Doing this makes life easier when we want to write archivers that behave the same way but work differently. For example, we could create an archiver that compresses the files it archives by deriving a new class from ArchiveLocal and writing a new _copy_files method. More importantly, other code can use an archiver without knowing what it’s doing. For example, the function analyze_and_save reads some data, analyzes it, saves the results, and then creates an archive of those results. It doesn’t know whether the archive is compressing files or whether they’re being saved locally or remotely.

def analyze_and_save(options, archiver):
    data = read_data(options)
    results = analyze_data(data)
    save_everything(results)
    archiver.backup()

This example highlights one of the strengths of object-oriented programming: it allows old code to use new code without any changes.

Summary

Figure 10.3 summarizes the key ideas in this chapter, which are the foundation of most modern tools for doing backups and version control.

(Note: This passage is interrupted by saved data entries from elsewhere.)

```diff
+                        const int bo = (j & 1) * kPyrSegDw;
+                        wrB[bo] = gb[j];
+                        wrA[bo] = ga[j];
+                        uint32_t hCur[4];
+                        pyr_hpass(rdW[bo], rdW[bo + 1], rdW[bo + 2], sel, wp, hCur);
+#pragma unroll
+                        for (int k = 0; k < 4; k++)
+                            if (j >= k + 1 && j <= k + 1 + kPyrSlack)
+                                if (jt[k] + 1 == j && (more || yb + k < ye)) emit(k, hPrev, hCur);
+#pragma unroll
+                        for (int i = 0; i < 4; i++) hPrev[i] = hCur[i];
+                    }
+                    if (more) {
+                        const uint32_t roc = min(roN, roMax);
+                        ga[j] = __builtin_amdgcn_raw_buffer_load_b32(srsrc, ldA, roc, 0);
+                        gb[j] = __builtin_amdgcn_raw_buffer_load_b32(srsrc, ldB, roc, 0);
+                        roN += (uint32_t)spitch;
+                    }
                 }
-            }
+                if (more) {
+                    passed = rA + max(jLast, kPyrMinLast);
+                    stRow += 4u * (uint32_t)dpitch;
+#pragma unroll
+                    for (int k = 0; k < 4; k++) yt[k] = ytN[k];
+                    ytN[0] = q2.x; ytN[1] = q2.y; ytN[2] = q2.z; ytN[3] = q2.w;
+                }
+            };
+            int yb = ys;
+#pragma unroll 1
+            for (; yb + 4 < ye; yb += 4) step(yb, std::true_type());
+            step(yb, std::false_type());
         }
     }
 }
@@ -284,9 +318,11 @@
 bool pyramid_level_fits(const uint32_t* xtab, const uint32_t* ytab, int sw, int sh, int dw, int dh)
 {
     for (int y = 0; y < dh; y++) {
-        if ((int)(ytab[y] & 0xffffu) + 1 > sh - 1) return false;
-        const int yl = std::min(y + 3, dh - 1);
-        if ((int)(ytab[yl] & 0xffffu) + 1 - (int)(ytab[y] & 0xffffu) + 1 > kPyrRows) return false;
+        const int y1 = (int)(ytab[y] & 0xffffu);
+        if (y1 + 1 > sh - 1) return false;
+        if (y + 1 < dh && (int)(ytab[y + 1] & 0xffffu) < y1) return false;
+        const int k = y & 3, jt = y1 - (int)(ytab[y - k] & 0xffffu);
+        if (jt < k || jt > k + kPyrSlack) return false;
     }
     for (int c0 = 0; c0 < dw; c0 += 256) {
         const uint32_t segBase = (xtab[c0] & 0xffffu) & ~3u;
```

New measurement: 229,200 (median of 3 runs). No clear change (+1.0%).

Concept map of file backup — Figure 10.3: Concept map for hashing-based file backup.

Exercises

Sequencing Backups

Modify the backup program so that manifests are numbered sequentially as 00000001.csv, 00000002.csv, and so on rather than being timestamped. Why doesn’t this solve the time of check/time of use race condition mentioned earlier?

JSON Manifests

Modify backup.py so that it can save JSON manifests as well as CSV manifests based on a command-line flag.
Write another program called migrate.py that converts a set of manifests from CSV to JSON. (The program’s name comes from the term data migration.)
Modify backup.py programs so that each manifest stores the user name of the person who created it along with file hashes, and then modify migrate.py to transform old files into the new format.

Mock Hashes

Modify the file backup program so that it uses a function called ourHash to hash files.
Create a replacement that returns some predictable value, such as the first few characters of the data.
Rewrite the tests to use this function. How did you modify the main program so that the tests could control which hashing function is used?

Comparing Manifests

Write a program compare-manifests.py that reads two manifest files and reports:

Which files have the same names but different hashes (i.e., their contents have changed).
Which files have the same hashes but different names (i.e., they have been renamed).
Which files are in the first hash but neither their names nor their hashes are in the second (i.e., they have been deleted).
Which files are in the second hash but neither their names nor their hashes are in the first (i.e., they have been added).

From One State to Another

Write a program called from_to.py that takes a directory and a manifest file as command-line arguments, then adds, removes, and/or renames files in the directory to restore the state described in the manifest. The program should only perform file operations when it needs to, e.g., it should not delete a file and re-add it if the contents have not changed.
Write some tests for from_to.py using pytest and a mock filesystem.

File History

Write a program called file_history.py that takes the name of a file as a command-line argument and displays the history of that file by tracing it back in time through the available manifests.
Write tests for your program using pytest and a mock filesystem.

Pre-commit Hooks

Modify backup.py to load and run a function called pre_commit from a file called pre_commit.py stored in the root directory of the files being backed up. If pre_commit returns True, the backup proceeds; if it returns False or raises an exception, no backup is created.